Trauma – Traumafolgen – Traumatherapie

Szenen aus dem Buch der „Traumvater“ von Peter Reich, zusammengestellt von
Anselm Wolfgang Kicher:

Als Trauma bezeichnet man ein außergewöhnliches Erlebnis,

  • das plötzlich auftritt, das nicht vermeidbar ist
  • es stellt eine lebensbedrohliche Gefahr dar
  • ein Mensch muss diese Gewalterfahrung über sich ergehen lassen,
  • kämpfen oder flüchten ist nicht möglich
  • ebenso kann das Miterleben/Beobachten einer Gewalttat zum Trauma führen.

Solche Erlebnisse bewirken einen Schock, es kommt zu Existenzangst, Hilflosigkeit, Ohnmacht, Orientierungslosigkeit, Entsetzen, Panikreaktionen.

Das Nervensystem wird überlastet. Energetisch wird die Lebenskraft blockiert – wie eingefroren, hilflos und ausgeliefert denkt ein Mensch in dieser Situation an den nahenden Tod.
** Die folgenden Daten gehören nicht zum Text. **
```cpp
inline void pack_stem_sf(WeightArena& A, PackedConv& L) {
  ATDN_CHECK(L.mode == MODE_ROW && L.KH == 7 && L.KW == 7 && L.C == 4 && L.ldw == 224 && L.N == 64, "stem shape");
  L.wf_off = A.alloc(2L * 14 * 2 * 256);
  const float* w = A.at(L.w_off);
  float mx = 0.f;
  for (long i = 0; i < (long)L.N * L.ldw; ++i) mx = std::max(mx, std::fabs(w[i]));
  int e = 0;
  if (mx > 0.f) (void)std::frexp(mx, &e);
  const int p = 1 - e;
  L.wscale = std::ldexp(1.0f, -p);
  _Float16* f = reinterpret_cast<_Float16*>(A.at(L.wf_off));
  for (int nt = 0; nt < 2; ++nt)
    for (int q = 0; q < 14; ++q)
      for (int lane = 0; lane < 64; ++lane) {
        const int r = lane & 31, h = lane >> 5;
        for (int m = 0; m < 8; ++m) {
          const float v = std::ldexp(w[(long)(nt * 32 + r) * L.ldw + 16 * q + 8 * h + m], p);
          const _Float16 hi = (_Float16)v;
          f[(((long)(nt * 14 + q) * 2 + 0) * 64 + lane) * 8 + m] = hi;
          f[(((long)(nt * 14 + q) * 2 + 1) * 64 + lane) * 8 + m] = (_Float16)(v - (float)hi);
        }
      }
}

inline PackedConv pack_conv_sf_channels(WeightArena& A, const StateDict& sd, const std::vector<std::string>& names,
                                        const std::vector<std::pair<int, int>>& ranges, bool has_bias) {
  StateDict tmp;
  std::vector<std::string> tnames;
  for (size_t t = 0; t < names.size(); ++t) {
    const HostTensor& w = sd.get(names[t] + ".weight");
    const int Co = (int)w.shape[0], Ci = (int)w.shape[1], KH = (int)w.shape[2], KW = (int)w.shape[3];
    int Cn = 0;
    for (auto& r : ranges) Cn += r.second - r.first;
    std::vector<float> out((size_t)Co * Cn * KH * KW);
    for (int n = 0; n < Co; ++n) {
      int c2 = 0;
      for (auto& r : ranges)
        for (int c = r.first; c < r.second; ++c, ++c2)
          std::memcpy(&out[((size_t)n * Cn + c2) * KH * KW], &w.data[((size_t)n * Ci + c) * KH * KW],
                      sizeof(float) * KH * KW);
    }
    const std::string key = "s" + std::to_string(t);
    const int64_t shp[4] = {Co, Cn, KH, KW};
    tmp.put(key + ".weight", out.data(), shp, 4);
    if (has_bias && sd.has(names[t] + ".bias")) {
      const HostTensor& b = sd.get(names[t] + ".bias");
      const int64_t bs[1] = {Co};
      tmp.put(key + ".bias", b.data.data(), bs, 1);
    }
    tnames.push_back(key);
  }
  return pack_conv_sf(A, tmp, tnames, nullptr, has_bias);
}

inline long pack_vector(WeightArena& A, const std::vector<float>& v) {
  const long off = A.alloc((long)v.size());
  std::memcpy(A.at(off), v.data(), v.size() * sizeof(float));
  return off;
}

inline void resolve(const WeightArena& A, PackedConv& L) {
  L.w = A.dev(L.w_off);
  L.b = A.dev(L.b_off);
  L.wf = L.wf_off >= 0 ? A.dev(L.wf_off) : nullptr;
  L.wf16 = L.wf16_off >= 0 ? A.dev(L.wf16_off) : nullptr;
}

}
```

### include/atdn_hip.h

```cpp
#ifndef ATDN_HIP_H
#define ATDN_HIP_H

#include <stddef.h>
#include <stdint.h>

#ifdef __cplusplus
extern "C" {
#endif

typedef struct atdn_gma atdn_gma;
typedef struct atdn_clvo atdn_clvo;
typedef struct atdn_vae atdn_vae;
typedef struct atdn_clvo_trainer atdn_clvo_trainer;

int atdn_version(void);
const char* atdn_last_error(void);


#define ATDN_PRECISION_F32 0
#define ATDN_PRECISION_SPLIT_F16 1
#define ATDN_PRECISION_F16 2
int atdn_gma_create(atdn_gma** out, int H, int W, int max_batch, int precision);

int atdn_gma_set_low_latency(atdn_gma* h, int on);

int atdn_gma_load(atdn_gma* h, const char* key, const float* data, const int64_t* shape, int rank);

int atdn_gma_finalize(atdn_gma* h);

int atdn_gma_forward(atdn_gma* h, const float* im1, const float* im2, int B, int iters, const float* flow_init,
                     float* flow_low, float* flow_up, void* stream);

int atdn_gma_forward_predictions(atdn_gma* h, const float* im1, const float* im2, int B, int iters, const float* flow_init,
                                 float* flow_predictions, void* stream);

int atdn_gma_forward_sequence(atdn_gma* h, const float* frames, int B, int iters, const float* flow_init,
                              float* flow_low, float* flow_up, void* stream);
int atdn_gma_forward_sequence_continued(atdn_gma* h, const float* frames, int B, int iters, const float* flow_init,
                                        float* flow_low, float* flow_up, void* stream);

long atdn_gma_debug_read(atdn_gma* h, const char* name, float* host, long capacity, void* stream);

#define ATDN_GMA_STAGES 18
int atdn_gma_profile(atdn_gma* h, int B, int iters, int reps, float* ms_out, void* stream);
int atdn_gma_profile_mode(atdn_gma* h, int B, int iters, int reps, int mode, float* ms_out, void* stream);

int atdn_gma_set_range_probe(atdn_gma* h, int on);
long atdn_gma_range_rows(atdn_gma* h);
int atdn_gma_range_row(atdn_gma* h, long index, char* name, int name_capacity, int* iteration, int* limited, float* max_abs,
                       int64_t* over, int64_t* nonfinite);
int atdn_range_probe(const float* x, int64_t rows, int64_t cols, int64_t ld, float* max_abs, int64_t* over, int64_t* nonfinite,
                     void* stream);
int atdn_range_probe_launch(const float* x, int64_t rows, int64_t cols, int64_t ld, void* slot, void* stream);

size_t atdn_gma_workspace_bytes(atdn_gma* h);
void atdn_gma_destroy(atdn_gma* h);


int atdn_clvo_create(atdn_clvo** out, int H, int W, int max_batch);
int atdn_clvo_load(atdn_clvo* h, const char* key, const float* data, const int64_t* shape, int rank);
int atdn_clvo_finalize(atdn_clvo* h);

int atdn_clvo_encode(atdn_clvo* h, const float* flow, int B, float* feat, void* stream);

int atdn_clvo_step(atdn_clvo* h, const float* feat, int T, int Bs, float* state, float* rot, float* tr, void* stream);
void atdn_clvo_destroy(atdn_clvo* h);

int atdn_clvo_trainer_create(atdn_clvo_trainer** out, int H, int W, int batch, int sequence_length);
int atdn_clvo_trainer_load(atdn_clvo_trainer* h, const char* key, const float* data, const int64_t* shape, int rank);
int atdn_clvo_trainer_finalize(atdn_clvo_trainer* h);
int atdn_clvo_trainer_forward_backward(atdn_clvo_trainer* h, const float* flows, const float* true_rot, const float* true_tr,
                                       float* pred_rot, float* pred_tr, float* loss_out, void* stream);
int atdn_clvo_trainer_gradients(atdn_clvo_trainer* h, float** device_ptr, long* count);
int atdn_clvo_trainer_set_loss(atdn_clvo_trainer* h, float alpha, int w, int mode);
int atdn_clvo_trainer_loss_terms(atdn_clvo_trainer* h, float* terms3_host);
int atdn_clvo_loss(const float* pred_rot, const float* pred_tr, const float* true_rot, const float* true_tr, int B, int T, float alpha,
                   int w, int mode, float* loss3_host, float* d_rot, float* d_tr, void* stream);
int atdn_clvo_trainer_adamw_step(atdn_clvo_trainer* h, float lr, float weight_decay, float eps, int step, void* stream);
long atdn_clvo_trainer_read(atdn_clvo_trainer* h, const char* key, int kind, float* host, long capacity, void* stream);
void atdn_clvo_trainer_destroy(atdn_clvo_trainer* h);

int atdn_vae_create(atdn_vae** out, int H, int W, int max_batch);
int atdn_vae_load(atdn_vae* h, const char* key, const float* data, const int64_t* shape, int rank);
int atdn_vae_finalize(atdn_vae* h);
int atdn_vae_embedding_shape(const atdn_vae* h, int* out_h, int* out_w);
int atdn_vae_encode(atdn_vae* h, const float* images, int B, float* mu, void* stream);
void atdn_vae_destroy(atdn_vae* h);


int atdn_pose_transform_f32(const float* rot, const float* tr, float* mat16);
int atdn_pose_rel2abs(const float* rot, const float* tr, int T, double* poses);
int atdn_pose_accumulate_f32(float* pose16, const float* rot, const float* tr);


#define ATDN_RESIZE_BILINEAR 0
#define ATDN_RESIZE_ANTIALIAS 1

int atdn_resize_frames(const float* src, int planes, int Hin, int Win, int Hout, int Wout, float* dst, void* stream);
int atdn_resize_frames_mode(const float* src, int planes, int Hin, int Win, int Hout, int Wout, int antialias, float* dst,
                            void* stream);
int atdn_resize_frames_u8(const uint8_t* src, int planes, int Hin, int Win, int Hout, int Wout, int antialias, float* dst,
                          void* stream);

int atdn_pad_frames(const float* src, int planes, int H, int W, int left, int right, int top, int bottom, float* dst,
                    void* stream);

typedef struct atdn_ingest atdn_ingest;
int atdn_ingest_create(atdn_ingest** out, int Hin, int Win, int Hout, int Wout, int max_frames, int antialias);
int atdn_ingest_frames_u8(atdn_ingest* h, const uint8_t* host_frames, int n_frames, float* dst, void* stream);
void atdn_ingest_destroy(atdn_ingest* h);


int atdn_flow_pack_f16(const float* flow_up, int B, int H, int Wsrc, int x0, int W, uint16_t* dst, void* stream);

int atdn_flow_gather_clips(const uint16_t* bank, int n_flows, int H, int W, const int* start, const int* reverse, int B, int T,
                           float* out, void* stream);


int atdn_map_search(const float* bank, int K, int D, const float* queries, int Q, int topk, float* dist, int* idx, void* stream);

int atdn_map_gather_images_u8(const uint8_t* bank, int K, long plane_bytes, const int* index_host, int n, float* out, void* stream);


int atdn_corr_lookup(const float* pyr0, const float* pyr1, const float* pyr2, const float* pyr3, int B, int H8,
                     int W8, const float* coords, float* out, int ldo, void* stream);
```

Abgekoppelt von der Realität können auftreten: Schwindel, Sprach- und Gefühllosigkeit, Schmerzunempfindlichkeit, geistiges Wegtreten.

Diese Erfahrungen können schwerwiegende Folgen haben und lange andauern. Schätzungsweise können ca. 2/3 der traumatisierten Menschen diese Erfahrungen selbst bewältigen, ca. 1/3 benötigt Traumatherapie, um wieder zu einem bewussten und selbstbestimmten Leben zu kommen.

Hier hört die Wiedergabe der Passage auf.